What the exercise asks:
Only lines containing "stid" are wanted from the data below. Copy those lines.

(Dataset items)

□ □ □ □ □ □ □

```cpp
int vnet_conv_fwd_x3(const float* x0, int C0, const float* x1, int C1, const void* wp, const float* bias,
                     float* y0, int Cy0, float* y1, int Cy1, int B, int D, int H, int W,
                     const float* acc, const float* res, float* stats, void* ws, size_t ws_bytes, void* stream) {
    if (!x0 || !wp || !y0 || C0 <= 0 || Cy0 <= 0 || B <= 0 || D <= 0 || H <= 0 || W <= 0) return VNET_E_BADARG;
    if ((C1 > 0 && !x1) || (Cy1 > 0 && !y1) || C1 < 0 || Cy1 < 0) return VNET_E_BADARG;
    if ((C0 & 15) || (C1 & 15) || (Cy0 & 15) || (Cy1 & 15)) return VNET_E_UNSUPPORTED;
    if ((stats || res) && Cy1 > 0) return VNET_E_BADARG;
    if (acc && acc != y0 && Cy1 > 0) return VNET_E_BADARG;
    if ((long long)D * H * W * (C0 > C1 ? C0 : C1) >= (1ll << 31)) return VNET_E_UNSUPPORTED;
    ConvArgs a{};
    a.x0 = x0; a.x1 = x1; a.C0 = C0; a.C1 = C1; a.Cin = C0 + C1;
    a.wp = reinterpret_cast<const float4*>(wp); a.bias = bias;
    a.y0 = y0; a.y1 = y1; a.Cy0 = Cy0; a.Cy1 = Cy1; a.Cout = Cy0 + Cy1;
    a.B = B; a.Di = D; a.Hi = H; a.Wi = W; a.Do = D; a.Ho = H; a.Wo = W;
    a.nchunks = a.Cin / 16; a.CQ = a.nchunks * 4; a.CoutP = a.Cout;
    a.nbz = x3_conv_nbz(D, W); a.nby = ceil_div(H, X3_TY); a.nbx = ceil_div(W, X3_TX);
    a.pad = 2; a.padx = 2; a.vec_in = 1; a.vec_out = 1;
    a.accum = acc ? 1 : 0; a.accsrc = (acc && acc != y0) ? acc : nullptr;
    a.res = res; a.stats = stats;
    const X3Plan p = x3_plan_conv(a.Cin, 0, a.Cout, 0, B, D, H, W);
    a.nz = p.nks; a.cps = p.cps ? p.cps : a.nchunks;
    const size_t nvox = (size_t)B * D * H * W;
    if (p.nks > 1) {
        const size_t need = (size_t)p.nks * nvox * a.Cout * sizeof(float);
        if (!ws || ws_bytes < need) return VNET_E_WORKSPACE;
        if (stats && (a.Cout > 256 || 256 % a.Cout)) return VNET_E_UNSUPPORTED;
        a.part = reinterpret_cast<float*>(ws); a.part_stride = nvox * a.Cout;
    }
    hipStream_t st = (hipStream_t)stream;
    const int grid = x3_grid();
    const bool w8 = W == 8;
    const bool nb2 = !w8 && (a.Cout % 32 == 0) && p.items * p.nks >= 2 * (long)grid && tuning().x3_nb2 != 0;
    const int e = with_bool(stats && p.nks == 1, [&](auto S) {
        return w8 ? launch<conv5_x3_kernel<S, 1, true>>(dim3(grid), dim3(512), X3G<true>::LDS, st, a)
                  : with_int<2, 1>(nb2 ? 2 : 1, [&](auto NB) {
                        return launch<conv5_x3_kernel<S, NB, false>>(dim3(grid), dim3(512), X3G<false>::LDS, st, a);
                    });
    });
    if (e || p.nks <= 1) return e;
    const size_t total = nvox * a.Cout;
    const int blocks = (int)min((size_t)2048, (total + 255) / 256);
    return launch<splitk_reduce_kernel>(dim3(blocks), dim3(256), 0, st, a.part, a.part_stride, p.nks, bias,
                                        y0, y1, Cy0, Cy1, a.CoutP, nvox, a.accum, a.res, a.stats, a.accsrc);
}

int vnet_wgrad_x3_ok(int C0, int C1, int Cout, int B, int D, int H, int W) {
    return x3_wgrad_ok(C0, C1, Cout, B, D, H, W) ? 1 : 0;
}

size_t vnet_wgrad_x3_ws_bytes(int Cin, int Cout, int B, int D, int H, int W) {
    if (Cin <= 0 || Cout <= 0 || (Cin & 15) || (Cout & 15) || B <= 0 || D <= 0 || H <= 0 || W <= 0) return 0;
    const X3WgradPlan p = x3_plan_wgrad(Cin, Cout, B, D, H, W);
    return (size_t)p.nsplit * 125 * Cin * Cout * sizeof(float);
}

int vnet_conv_wgrad_x3(const float* x0, int C0, const float* x1, int C1, const float* dy, int Cout, float* dw,
                       int B, int D, int H, int W, void* ws, size_t ws_bytes, void* stream) {
    if (!x0 || !dy || !dw || C0 <= 0 || Cout <= 0 || B <= 0 || C1 < 0 || (C1 > 0 && !x1)) return VNET_E_BADARG;
    if (D <= 0 || H <= 0 || W <= 0) return VNET_E_BADARG;
    if ((C0 & 15) || (C1 & 15) || (Cout & 15)) return VNET_E_UNSUPPORTED;
    if ((long long)D * H * W * (C0 > C1 ? C0 : C1) >= (1ll << 31)) return VNET_E_UNSUPPORTED;
    hipStream_t st = (hipStream_t)stream;
    WgradArgs a{};
    a.x0 = x0; a.x1 = x1; a.C0 = C0; a.C1 = C1; a.Cin = C0 + C1; a.dy = dy; a.Cout = Cout;
    a.B = B; a.Di = D; a.Hi = H; a.Wi = W; a.Do = D; a.Ho = H; a.Wo = W;
    a.CinP = a.Cin; a.CoutP = Cout; a.pad = 2; a.padx = 2; a.vec_in = 1; a.vec_dy = 1;
    const X3WgradPlan p = x3_plan_wgrad(a.Cin, Cout, B, D, H, W);
    a.ncob = Cout / 16; a.nbz = p.nbz; a.nby = p.nby; a.nbx = p.nbx; a.nbrick = p.nbrick; a.nsplit = p.nsplit;
    const size_t need = (size_t)p.nsplit * 125 * a.Cin * Cout * sizeof(float);
    const bool direct = p.nsplit == 1;
    if (!direct && (!ws || ws_bytes < need)) return VNET_E_WORKSPACE;
    a.part = direct ? dw : reinterpret_cast<float*>(ws);
    const int e = with_bool(W == 8, [&](auto N) { return launch<wgrad5_x3_kernel<N>>(dim3(p.nsplit, p.nblk), dim3(512), XWG<N>::LDS, st, a); });
    if (e || direct) return e;
    return launch_wgrad_reduce(a.part, p.nsplit, 125, a.CinP, a.CoutP, a.Cin, Cout, dw, st);
}

#ifdef VNET_STAMPS
int vnet_debug_set_stamps_x3(void* buf) { return (int)hipMemcpyToSymbol(HIP_SYMBOL(g_stamps), &buf, sizeof(buf)); }
#endif

}
```

Before: 67.25.

## Reuse input planes across z-adjacent bricks in x3 wgrad via a ring buffer

The wide-brick wgrad5_x3 kernel now walks bricks in z-major order, with each split taking a contiguous run of bricks. The input tile is kept in a six-plane LDS ring, so moving to the next z brick loads and commits only one new plane pair instead of restaging the whole halo tile. This cuts global loads and LDS staging of the input. The cost is extra fill work at column starts, changed brick-to-split assignment for all paths (including the 8^3 path), and more complex slot indexing. It is enabled by default via VNET_X3_WGRAD_ZRING.

```diff
diff --git a/profiles/summarize.py b/profiles/summarize.py
--- a/profiles/summarize.py
+++ b/profiles/summarize.py
@@ -14,7 +14,7 @@
                       ("wgrad", "wgrad_kernel<5, 1, 4, 4, 16, 1, 16, 5", "131072", 0)]),
     "f32x3": ("x3", [("fwd", "conv5_x3_kernel<true, 1, false>", None, "longest"),
                      ("bwd", "conv5_x3_kernel<false, 2, false>", None, "longest"),
-                     ("wgrad", "wgrad5_x3_kernel<false>", None, "longest")]),
+                     ("wgrad", "wgrad5_x3_kernel<false", None, "longest")]),
     "bf16": ("c5", [("fwd", "conv5_bf16_c16pp_kernel<true>", None, "longest"),
                     ("bwd", "conv5_bf16_r32_kernel<false", None, 0),
                     ("wgrad", "wgrad5_bf16_rr_kernel<4, false>", None, 0)]),
diff --git a/vnet_tensorflow_amd/csrc/conv_kernels.h b/vnet_tensorflow_amd/csrc/conv_kernels.h
--- a/vnet_tensorflow_amd/csrc/conv_kernels.h
+++ b/vnet_tensorflow_amd/csrc/conv_kernels.h
@@ -649,6 +649,7 @@
     int bf16_deep_target;
     int bf16_c16pp;
     int x3_nb2;
+    int x3_wgrad_zring;
     int f32_small;
 };
 __attribute__((visibility("hidden"))) Tuning& tuning();
diff --git a/vnet_tensorflow_amd/csrc/conv_mfma.hip b/vnet_tensorflow_amd/csrc/conv_mfma.hip
--- a/vnet_tensorflow_amd/csrc/conv_mfma.hip
+++ b/vnet_tensorflow_amd/csrc/conv_mfma.hip
@@ -12,6 +12,7 @@
     t.group_debug = getenv("VNET_WGRAD_GROUP_DEBUG") ? 1 : 0;
     t.bf16_deep = geti("VNET_BF16_DEEP", 1); t.bf16_deep_target = geti("VNET_BF16_DEEP_TARGET", 256);
     t.f32_small = geti("VNET_F32_SMALL", 2); t.x3_nb2 = geti("VNET_X3_NB2", 1); t.bf16_c16pp = geti("VNET_BF16_C16PP", 1);
+    t.x3_wgrad_zring = geti("VNET_X3_WGRAD_ZRING", 1);
     return t;
 }
 Tuning& tuning() { static Tuning t = tuning_from_env(); return t; }
@@ -30,6 +31,7 @@
     else if (!strcmp(name, "BF16_DEEP_TARGET")) *ip = &t.bf16_deep_target;
     else if (!strcmp(name, "F32_SMALL")) *ip = &t.f32_small;
     else if (!strcmp(name, "X3_NB2")) *ip = &t.x3_nb2;
+    else if (!strcmp(name, "X3_WGRAD_ZRING")) *ip = &t.x3_wgrad_zring;
     else if (!strcmp(name, "BF16_C16PP")) *ip = &t.bf16_c16pp;
     else if (!strcmp(name, "WGRAD_GROUP_ROUNDS")) return &t.group_rounds;
     return nullptr;
diff --git a/vnet_tensorflow_amd/csrc/conv_x3.h b/vnet_tensorflow_amd/csrc/conv_x3.h
--- a/vnet_tensorflow_amd/csrc/conv_x3.h
+++ b/vnet_tensorflow_amd/csrc/conv_x3.h
@@ -402,13 +402,17 @@
     for (int k = 0; k < 6; ++k) acc = __builtin_amdgcn_mfma_f32_16x16x32_bf16(A[X3_PROD_A(k)], B[X3_PROD_B(k)], acc, 0, 0, 0);
 }
 
-template <bool W8>
+template <bool W8, bool RING = false>
 __global__ void __launch_bounds__(512) __attribute__((amdgpu_waves_per_eu(2, 2))) wgrad5_x3_kernel(WgradArgs a) {
+    static_assert(!(W8 && RING), "the narrow brick (two bricks per column at 8^3) keeps whole-tile staging");
     constexpr int NT = 512;
     using G = XWG<W8>;
     constexpr int XW_XPB = G::XPB, XW_DPB = G::DPB, XW_XROW = G::XROW, XW_XPLANE = G::XPLANE;
     using XT = XTile<X3_IZ, X3_IY, X3_IX, NT>;
+    using XT2 = XTile<2, X3_IY, X3_IX, NT>;
     static_assert(XT::PER == XWG<false>::XPER, "staging passes of the wide brick");
+    static_assert(XT2::PER == 4 && XT2::RPI == XT::RPI && XT2::PER * XT2::RPI == 2 * X3_IY, "a plane pair is four whole staging passes");
+    constexpr int NPX = RING ? XT2::PER : G::XPER;
     extern __shared__ __attribute__((aligned(16))) unsigned char smem[];
     unsigned char* xt = smem;
     unsigned char* dyt = smem + 3 * XW_XPB;
@@ -422,13 +426,15 @@
     const int lane_x = W8 ? ((g & 1) * G::IX + (i >> 2)) * 32 + (g >> 1) * G::XHALF + (i & 3) * 8
                             : (((g & 1) * X3_IX + (g >> 1) * 8) + (i >> 2)) * 32 + (i & 3) * 8;
     const unsigned char* pb[3];
+    int pdz[3];
 #pragma unroll
     for (int c = 0; c < 3; ++c) {
         const int q = 3 * wave + c, dz = q / 5, dx = q - dz * 5;
-        pb[c] = xt + dz * XW_XPLANE + dx * 32 + lane_x;
+        pdz[c] = dz;
+        pb[c] = xt + dx * 32 + lane_x;
     }
     const bool extra = wave < 5;
-    const unsigned char* pe = xt + 4 * XW_XPLANE + (extra ? wave : 0) * XW_XROW + 4 * 32 + lane_x;
+    const unsigned char* pe = xt + (extra ? wave : 0) * XW_XROW + 4 * 32 + lane_x;
     const int lane_d = (((g & 1) * 16 + (g >> 1) * 8) + (i >> 2)) * 32 + (i & 3) * 8;
     const unsigned char* pa_lo = dyt + lane_d + (g & 1) * 128;
     const unsigned char* pa_hi = dyt + lane_d + (1 - (g & 1)) * 128;
@@ -437,13 +443,13 @@
 #pragma unroll
     for (int t = 0; t < 16; ++t) acc[t] = f32x4{0.f, 0.f, 0.f, 0.f};
 
-    float4 px[G::XPER], pd[2];
+    float4 px[NPX], pd[2];
     auto brick_coords = [&](int brick, int& b, int& bz, int& by, int& bx) {
+        bz = brick % a.nbz; brick /= a.nbz;
         bx = brick % a.nbx; brick /= a.nbx;
-        by = brick % a.nby; brick /= a.nby;
-        bz = brick % a.nbz; b = brick / a.nbz;
-    };
-    auto issue = [&](int brick) {
+        by = brick % a.nby; b = brick / a.nby;
+    };
+    auto issue_x = [&](int brick, int pp) {
         int b, bz, by, bx;
         brick_coords(brick, b, bz, by, bx);
         if constexpr (W8) {
@@ -463,9 +469,15 @@
                 const float4 t = *reinterpret_cast<const float4*>(src + (ok ? off0 + gz * a.Hi * rs : 0));
                 px[k] = ok ? t : make_float4(0.f, 0.f, 0.f, 0.f);
             }
+        } else if constexpr (RING) {
+            XT2::template issue_part<0, XT2::PER>(px, a.x0, a.x1, a.C0, a.C1, chunk, b, bz * X3_TZ - 2 + 2 * pp, by * X3_TY - 2, bx * X3_TX - 2, a.Di, a.Hi, a.Wi, tid);
         } else {
             XT::template issue_part<0, XT::PER>(px, a.x0, a.x1, a.C0, a.C1, chunk, b, bz * X3_TZ - 2, by * X3_TY - 2, bx * X3_TX - 2, a.Di, a.Hi, a.Wi, tid);
         }
+    };
+    auto issue_dy = [&](int brick) {
+        int b, bz, by, bx;
+        brick_coords(brick, b, bz, by, bx);
 #pragma unroll
         for (int k = 0; k < 2; ++k) {
             const int q = tid + k * NT;
@@ -479,7 +491,7 @@
             pd[k] = ok ? t : make_float4(0.f, 0.f, 0.f, 0.f);
         }
     };
-    auto commit = [&](const bool neg) {
+    auto commit_x = [&](const int pairoff) {
         if constexpr (W8) {
             const int stid = tid < 384 ? tid : tid - 128;
             unsigned char* base = xt + (stid >> 5) * XW_XROW + (((stid & 31) >> 2) + 2) * 32 + (stid & 3) * 8;
@@ -495,9 +507,9 @@
         } else {
         const int r0 = tid / XT::COLS, col = tid - r0 * XT::COLS;
         if (r0 < XT::RPI) {
-            unsigned char* base = xt + (col >> 2) * 32 + (col & 3) * 8;
-#pragma unroll
-            for (int k = 0; k < XT::PER; ++k) {
+            unsigned char* base = xt + pairoff + (col >> 2) * 32 + (col & 3) * 8;
+#pragma unroll
+            for (int k = 0; k < NPX; ++k) {
                 const int row = r0 + k * XT::RPI;
                 u32x2 h, m, l;
                 x3_split4(px[k], h, m, l);
@@ -508,6 +520,8 @@
             }
         }
         }
+    };
+    auto commit_dy = [&](const bool neg) {
 #pragma unroll
         for (int k = 0; k < 2; ++k) {
             const int q = tid + k * NT;
@@ -530,22 +544,40 @@
             *reinterpret_cast<u32x4*>(xt + piece * XW_XPB + row * XW_XROW + (c < 2 ? c : c + 8) * 32 + hf * 16) = u32x4{0u, 0u, 0u, 0u};
         }
     }
-    if (split < a.nbrick) issue(split);
-    for (int brick = split; brick < a.nbrick; brick += a.nsplit) {
+    const int run = (a.nbrick + a.nsplit - 1) / a.nsplit;
+    const int lo = split * run, hi = min(a.nbrick, lo + run);
+    if (lo < hi) { issue_x(lo, 0); issue_dy(lo); }
+    bool fill = true;
+    for (int brick = lo; brick < hi; ++brick) {
+        const int bz = brick % a.nbz;
+        const int ring = RING ? 2 * (bz % 3) : 0;
         __syncthreads();
-        commit(neg);
+        if constexpr (RING) {
+            commit_x((fill ? ring : (ring + 4) % 6) * XW_XPLANE);
+            commit_dy(neg);
+            if (fill) {
+                issue_x(brick, 1);
+                commit_x(((ring + 2) % 6) * XW_XPLANE);
+                issue_x(brick, 2);
+                commit_x(((ring + 4) % 6) * XW_XPLANE);
+            }
+        } else {
+            commit_x(0);
+            commit_dy(neg);
+        }
         __syncthreads();
-        if (brick != split) {
+        if (brick != lo) {
 #pragma unroll
             for (int t = 0; t < 16; ++t) acc[t] = -acc[t];
         }
         neg = !neg;
         auto plane = [&](const int zz) {
             if ((wave >> 2) ^ zz) __builtin_amdgcn_s_setprio(1); else __builtin_amdgcn_s_setprio(0);
-            const int zx = zz * XW_XPLANE, zd = zz * (X3_TY * 16 * 32);
+            const int zd = zz * (X3_TY * 16 * 32);
+            auto slot = [&](int dz) { const int t = ring + dz + zz; return (t >= 6 ? t - 6 : t) * XW_XPLANE; };
 #pragma unroll
             for (int c = 0; c < 3; ++c) {
-                const unsigned char* p = pb[c] + zx;
+                const unsigned char* p = pb[c] + slot(pdz[c]);
                 bf16x8 F[5][3], A[3], An[3];
 #pragma unroll
                 for (int r = 0; r < 5; ++r) xw_frag(F[r], p + r * XW_XROW, p + r * XW_XROW + 128, XW_XPB);
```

□ □ □ □ □ □ □

Solution for this exercise:
             const int stid = tid < 384 ? tid : tid - 128;
             unsigned char* base = xt + (stid >> 5) * XW_XROW + (((stid & 31) >> 2) + 2) * 32 + (stid & 3) * 8;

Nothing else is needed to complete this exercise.